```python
class Trainer:
    def __init__(self, model: torch.nn.Module, mean_size_arr, lr: float = 1e-3, weight_decay: float = 1e-5,
                 use_relation: bool = True, split_optimizer: bool = False,
                 adam_eps: float = 1e-8):
        self.model = model
        self.mean_size_arr = mean_size_arr
        self.use_relation = use_relation
        self.lr, self.weight_decay, self.adam_eps = lr, weight_decay, adam_eps
        self.bucket = None
        self.optimizer = None
        self.side_stream = None
        self.prefetch_geometry = True
        self.prefetch_skew_us = 80
        self.graph = None
        self.graph_error = None
        self._static = None
        self._static_loss = None
        self._eager_steps = 0
        self._eager_checks = 2
        self._graph_grads = None
        self._capture_stream = None
        self.last_losses = {}
        self._bn_counters = None
        self._grad_slots = {}
        self.grad_scale = 1.0
        self._recapture = False
        self._overlap_armed = False
        self.split_optimizer = split_optimizer
        self.prefetch_graph = os.environ.get("SPACAP_PREFETCH_GRAPH", "1") != "0"
        self.fork_relation = os.environ.get("SPACAP_FORK_RELATION", "1") != "0"
        self.flush_mid = os.environ.get("SPACAP_FLUSH_MID", "1") != "0"
        self._flush_mid, self._mid_done = False, 0
        self._mid_stream = None
        self.overlap_allreduce = os.environ.get("SPACAP_OVERLAP_ALLREDUCE", "0") == "1"
        self.overlap_timeout_ms = 20000
        self._cap_start = None
        self._comm_stream = None
        self._sig = None
        self._sig_host = 0
        self._sig_resync = False
        self._err_host = None
        self._err_event = None
        self._boundary_done = False
        self._armed_step = False
        self.boundary_launches = 0
        self.force_comm_wait = False
        if next(model.parameters()).is_cuda:
            from ._native import check, lib
            check(lib.spacap_sa_reserve_cus(0), "spacap_sa_reserve_cus")
            self._fork_relation(next(model.parameters()).device)
        self._prefetch_graph_key = self._prefetch_graph_obj = self._prefetch_in = self._prefetch_out = None
        broadcast_parameters(model)

    def prefetch(self, next_data):
        pc = next_data["point_clouds"]
        if not pc.is_cuda:
            return
        if self.side_stream is None:
            self.side_stream = _role_stream(pc.device, "side")
            from ._native import check, lib
            check(lib.spacap_sa_reserve_cus(min(64, int(pc.shape[0]))), "spacap_sa_reserve_cus")
        cur = torch.cuda.current_stream(pc.device)
        self.side_stream.wait_stream(cur)
        fn = geometry_pyramid if self.prefetch_geometry else sampling_pyramid
        if self.graph is not None and self.prefetch_graph and not torch.cuda.is_current_stream_capturing():
            key = (tuple(pc.shape), fn is geometry_pyramid)
            if self._prefetch_graph_key != key:
                with torch.cuda.stream(self.side_stream), torch.no_grad():
                    self._prefetch_in = pc[..., :3].contiguous().clone()
                    for _ in range(2):
                        fn(self._prefetch_in)
                self.side_stream.synchronize()
                g = torch.cuda.CUDAGraph()
                with torch.no_grad(), torch.cuda.graph(g, stream=self.side_stream):
                    self._prefetch_out = fn(self._prefetch_in)
                self._prefetch_graph_obj, self._prefetch_graph_key = g, key
                self.side_stream.wait_stream(cur)
            with torch.cuda.stream(self.side_stream), torch.no_grad():
                self._prefetch_in.copy_(pc[..., :3], non_blocking=True)
                skew = int(self.prefetch_skew_us)
                if skew > 0:
                    from ._native import check, lib
                    check(lib.spacap_stream_delay(skew, self.side_stream.cuda_stream), "spacap_stream_delay")
                self._prefetch_graph_obj.replay()
                ev = torch.cuda.Event()
                ev.record(self.side_stream)
            next_data["_fps_prefetch"] = (self._prefetch_out, ev)
            return
        with torch.cuda.stream(self.side_stream), torch.no_grad():
            pyr = fn(pc[..., :3].contiguous())
            ev = torch.cuda.Event()
            ev.record(self.side_stream)
        next_data["_fps_prefetch"] = (pyr, ev)

    @staticmethod
    def _consume_prefetch(data_dict):
        pre = data_dict.pop("_fps_prefetch", None)
        if pre is None:
            return data_dict
        pyr, ev = pre
        cur = torch.cuda.current_stream(pyr[0].device)
        cur.wait_event(ev)
        for t in pyr:
            t.record_stream(cur)
        d = dict(data_dict)
        d["fps_pyramid"] = pyr
        return d

    def loss(self, data_dict):
        kw = dict(num_heading_bin=S.NUM_HEADING_BIN, num_size_cluster=S.NUM_SIZE_CLUSTER, mean_size_arr=self.mean_size_arr)
        need = ("vote_label", "center_label")
        early = (lambda d: start_detection_losses(d, **kw)) if all(k in data_dict for k in need) else None
        d = self.model(dict(data_dict), after_proposal=early)
        det_vec = d.get("_det_vec")
        d = get_scene_cap_loss(d, use_relation=self.use_relation, **kw)
        if self._overlap_armed or self._flush_mid:
            marks = [t for t in (det_vec, d.get("aggregated_vote_features"), d.get("aggregated_vote_xyz"))
                     if torch.is_tensor(t) and t.requires_grad]
            for t in marks:
                t.register_hook(self._boundary_hook if self._overlap_armed else self._mid_flush_hook)
        return d

    def _mid_flush_hook(self, grad):
# ... 81 lines not shown
            if all(id(p) in pos for p in ws + bs):
                groups.append(ws + bs)
                moved.update(id(p) for p in ws + bs)
        rest = [p for p in used if id(p) not in moved]
        return rest + [p for g in groups for p in g]

    def _register_grad_slots(self):
        self._grad_slots = {}
        ps, flat, offs = self.bucket.params, self.bucket.flat, self.bucket.offsets
        pos = {id(p): i for i, p in enumerate(ps)}
        for m in self.model.modules():
            if isinstance(m, torch.nn.Linear) and m.bias is not None:
                iw, ib = pos.get(id(m.weight)), pos.get(id(m.bias))
                if iw is not None and ib == iw + 1 and offs[ib] == offs[iw] + m.weight.numel():
                    self._grad_slots[m.weight.data_ptr()] = flat[offs[iw]:offs[iw] + m.weight.numel() + m.bias.numel()]
        for m in self._attention_modules():
            pk = getattr(m, "_packed_qkv", None)
            ws, bs = [l.weight for l in m.linears[:3]], [l.bias for l in m.linears[:3]]
            if pk is None or not all(id(t) in pos for t in ws + bs):
                continue
            i0 = pos[id(ws[0])]
            n = sum(t.numel() for t in ws + bs)
            if [pos[id(t)] for t in ws + bs] == list(range(i0, i0 + 6)) and offs[i0 + 5] + bs[2].numel() == offs[i0] + n:
                self._grad_slots[pk[0].data_ptr()] = flat[offs[i0]:offs[i0] + n]

    def _attach_packed_qkv(self):
        from .linear import packed_views
        for m in self._attention_modules():
            pk = packed_views(self.optimizer.flat_p, [l.weight for l in m.linears[:3]], [l.bias for l in m.linears[:3]])
            m._packed_qkv = pk

    def _core(self, data_dict, with_optimizer=True):
        pc = data_dict["point_clouds"]
        if pc.is_cuda:
            from .attention import advance_rng
            advance_rng(pc.device)
        self.bucket.zero()
        if self._bn_counters is not None:
            self._bn_counters.add_(1)
        self._overlap_armed = self._overlap_possible(pc)
        if pc.is_cuda and (self.fork_relation and self.use_relation and not self._overlap_armed) != getattr(self, "_fork_on", False):
            self._fork_relation(pc.device, armed=self._overlap_armed)
        self._armed_step = self._overlap_armed
        self._boundary_done = False
        self._mid_done, self._mid_stream = 0, None
        self._flush_mid = self.flush_mid and pc.is_cuda and not self._overlap_armed
        if self._overlap_armed:
            self._sig[:1].add_(1)
        d = self.loss(data_dict)
        if pc.is_cuda:
            from ._native import deferred_slab_sums, grad_slots
            if all(p.grad is None for p in self.bucket.params):
                with grad_slots(getattr(self, "_grad_slots", None)), deferred_slab_sums() as dq:
                    d["loss"].backward(self._seed_grad(d["loss"]))
                    if self._mid_stream is not None:
                        torch.cuda.current_stream(pc.device).wait_stream(self._mid_stream)
                        self._mid_stream = None
                    if self._eager_checks > 0:
                        self._eager_checks -= 1
                        spans = sorted((g.data_ptr(), g.data_ptr() + g.numel() * g.element_size())
                                       for g in (p.grad for p in self.model.parameters()) if g is not None)
                        merged = []
                        for lo, hi in spans:
                            if merged and lo <= merged[-1][1]:
                                merged[-1][1] = max(merged[-1][1], hi)
                            else:
                                merged.append([lo, hi])
                        def covered(o):
                            lo, hi = o.data_ptr(), o.data_ptr() + o.numel() * o.element_size()
                            got = sum(max(0, min(hi, b) - max(lo, a)) for a, b in merged)
                            return got >= (hi - lo) - 15 * o.element_size()
                        lost = [tuple(o.shape) for o in dq.outputs() if not covered(o)]
                        if lost:
                            raise RuntimeError(f"deferred weight-gradient sums did not land in a leaf .grad: {lost}")
            else:
                d["loss"].backward()
        else:
            d["loss"].backward()
        self._overlap_armed = False
        if with_optimizer:
            self._optimizer_step(None)
        self.last_losses = {k: d[k].detach() for k in ("loss", "vote_loss", "objectness_loss", "box_loss", "sem_cls_loss",
                                                       "cap_loss", "relation_loss") if k in d and torch.is_tensor(d[k])}
        return d["loss"].detach()

    def _seed_grad(self, loss):
        one = getattr(self, "_one", None)
        if one is None or one.device != loss.device or one.dtype != loss.dtype or one.shape != loss.shape:
            one = self._one = torch.ones_like(loss)
        return one

    def _optimizer_step(self, sources):
        flat = not isinstance(self.optimizer, torch.optim.Optimizer)
        if getattr(self, "_armed_step", False):
            if self._sig_resync:
                torch.cuda.synchronize(self._sig.device)
                self._sig_host = int(self._sig[0].item())
                self._sig_resync = False
            else:
                self._sig_host += 1
        if flat and self._boundary_done:
            self._overlapped_tail(sources)
            return
        scale = self.bucket.all_reduce(sources=sources, force_pack=self.split_optimizer or flat, average=not flat)
        self.grad_scale = scale
        if flat:
            self.optimizer.step(grad_scale=scale)
        else:
            self.optimizer.step()

    def _find_captioner_suffix(self):
        names = {id(p): n for n, p in self.model.named_parameters()}
        ps = self.bucket.params
        i = len(ps)
        while i > 0 and names.get(id(ps[i - 1]), "").startswith("caption."):
            i -= 1
        ok = 0 < i < len(ps) and not any(names.get(id(p), "").startswith("caption.") for p in ps[:i])
        self._cap_start = i if ok else None

    def _overlap_possible(self, pc):
        if not (self.overlap_allreduce and pc.is_cuda and self._cap_start is not None and self.bucket is not None
                and not self.bucket.views_mode and not isinstance(self.optimizer, torch.optim.Optimizer)):
            return False
        import torch.distributed as dist
        multi = dist.is_available() and dist.is_initialized() and dist.get_world_size() > 1
        if not (multi or self.split_optimizer):
            return False
        return self._sig is not None

    def _boundary_hook(self, grad):
        if self._overlap_armed and not self._boundary_done:
            self._boundary_done = True
            self._boundary()
        return None

    def _boundary(self):
        from . import _native
        from ._native import check, copy_batched, lib
        dq = _native._DEFERRED
        if dq is not None:
# ... 12 lines not shown

    def _overlapped_tail(self, sources):
        import torch.distributed as dist
        from ._native import check, copy_batched, lib
        b, i0 = self.bucket, self._cap_start
        dev = b.flat.device
        multi = dist.is_available() and dist.is_initialized() and dist.get_world_size() > 1
        off = b.offsets[i0]
        main = torch.cuda.current_stream(dev)
        err = self._sig[2:3]
        if multi or self.force_comm_wait:
            comm = self._comm_stream
            with torch.cuda.stream(comm):
                check(lib.spacap_stream_wait_ge(self._sig[1:2].data_ptr(), self._sig_host, int(self.overlap_timeout_ms),
                                                err.data_ptr(), comm.cuda_stream), "spacap_stream_wait_ge")
                if multi:
                    dist.all_reduce(b.flat[off:], op=dist.ReduceOp.SUM)
                    dist.all_reduce(err, op=dist.ReduceOp.MAX)
        if sources is None:
            sources = [p.grad for p in b.params]
        pairs = [(v, s_) for v, s_ in zip(b.views[:i0], sources[:i0]) if s_ is not None and s_.data_ptr() != v.data_ptr()]
        if pairs:
            copy_batched([v for v, _ in pairs], [s_.contiguous() for _, s_ in pairs])
        none = [v for v, s_ in zip(b.views[:i0], sources[:i0]) if s_ is None]
        if none:
            torch._foreach_zero_(none)
        for p, v in zip(b.params, b.views):
            p.grad = v
        if multi:
            dist.all_reduce(b.flat[:off], op=dist.ReduceOp.SUM)
        if multi or self.force_comm_wait:
            main.wait_stream(self._comm_stream)
        self.grad_scale = 1.0 / dist.get_world_size() if multi else 1.0
        self.optimizer.step(grad_scale=self.grad_scale, skip_word=err)
        self._err_host.copy_(err, non_blocking=True)
        self._err_event = torch.cuda.Event()
        self._err_event.record(main)

    def check_health(self, wait=True):
        if self._sig is None or self._err_event is None:
            return
        if wait:
            self._err_event.synchronize()
        elif not self._err_event.query():
            return
        bad = int(self._err_host[0])
        if bad:
            raise RuntimeError(
                f"overlapped gradient all-reduce: the wait for step {bad}'s captioner gradients timed out after "
                f"{self.overlap_timeout_ms} ms on some rank; that step's optimizer update was skipped on every rank and "
                "the exchange cannot be trusted any more (set SPACAP_OVERLAP_ALLREDUCE=0 for the serial tail)")

    def enable_graph(self, example, warmup=3):
        import torch.distributed as dist
        dev = example["point_clouds"].device
        if dev.type != "cuda":
            return False
        world = dist.get_world_size() if (dist.is_available() and dist.is_initialized()) else 1
        self._graph_with_opt = (world == 1) and not self.split_optimizer
        try:
            if self.bucket is None:
                self._setup({k: v for k, v in example.items() if k != "_fps_prefetch"})
            ex = self._consume_prefetch(dict(example))
            static = {}
            for k, v in ex.items():
                if k == "fps_pyramid":
                    static[k] = [t.clone() for t in v]
# ... 242 lines not shown
```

────────────────────────────────────────

Pull every line with "True" from the records.

• **Expected answer**
                 use_relation: bool = True, split_optimizer: bool = False,
        self.prefetch_geometry = True
                self._prefetch_in.copy_(pc[..., :3], non_blocking=True)
    def _core(self, data_dict, with_optimizer=True):
            self._boundary_done = True
        self._err_host.copy_(err, non_blocking=True)
    def check_health(self, wait=True):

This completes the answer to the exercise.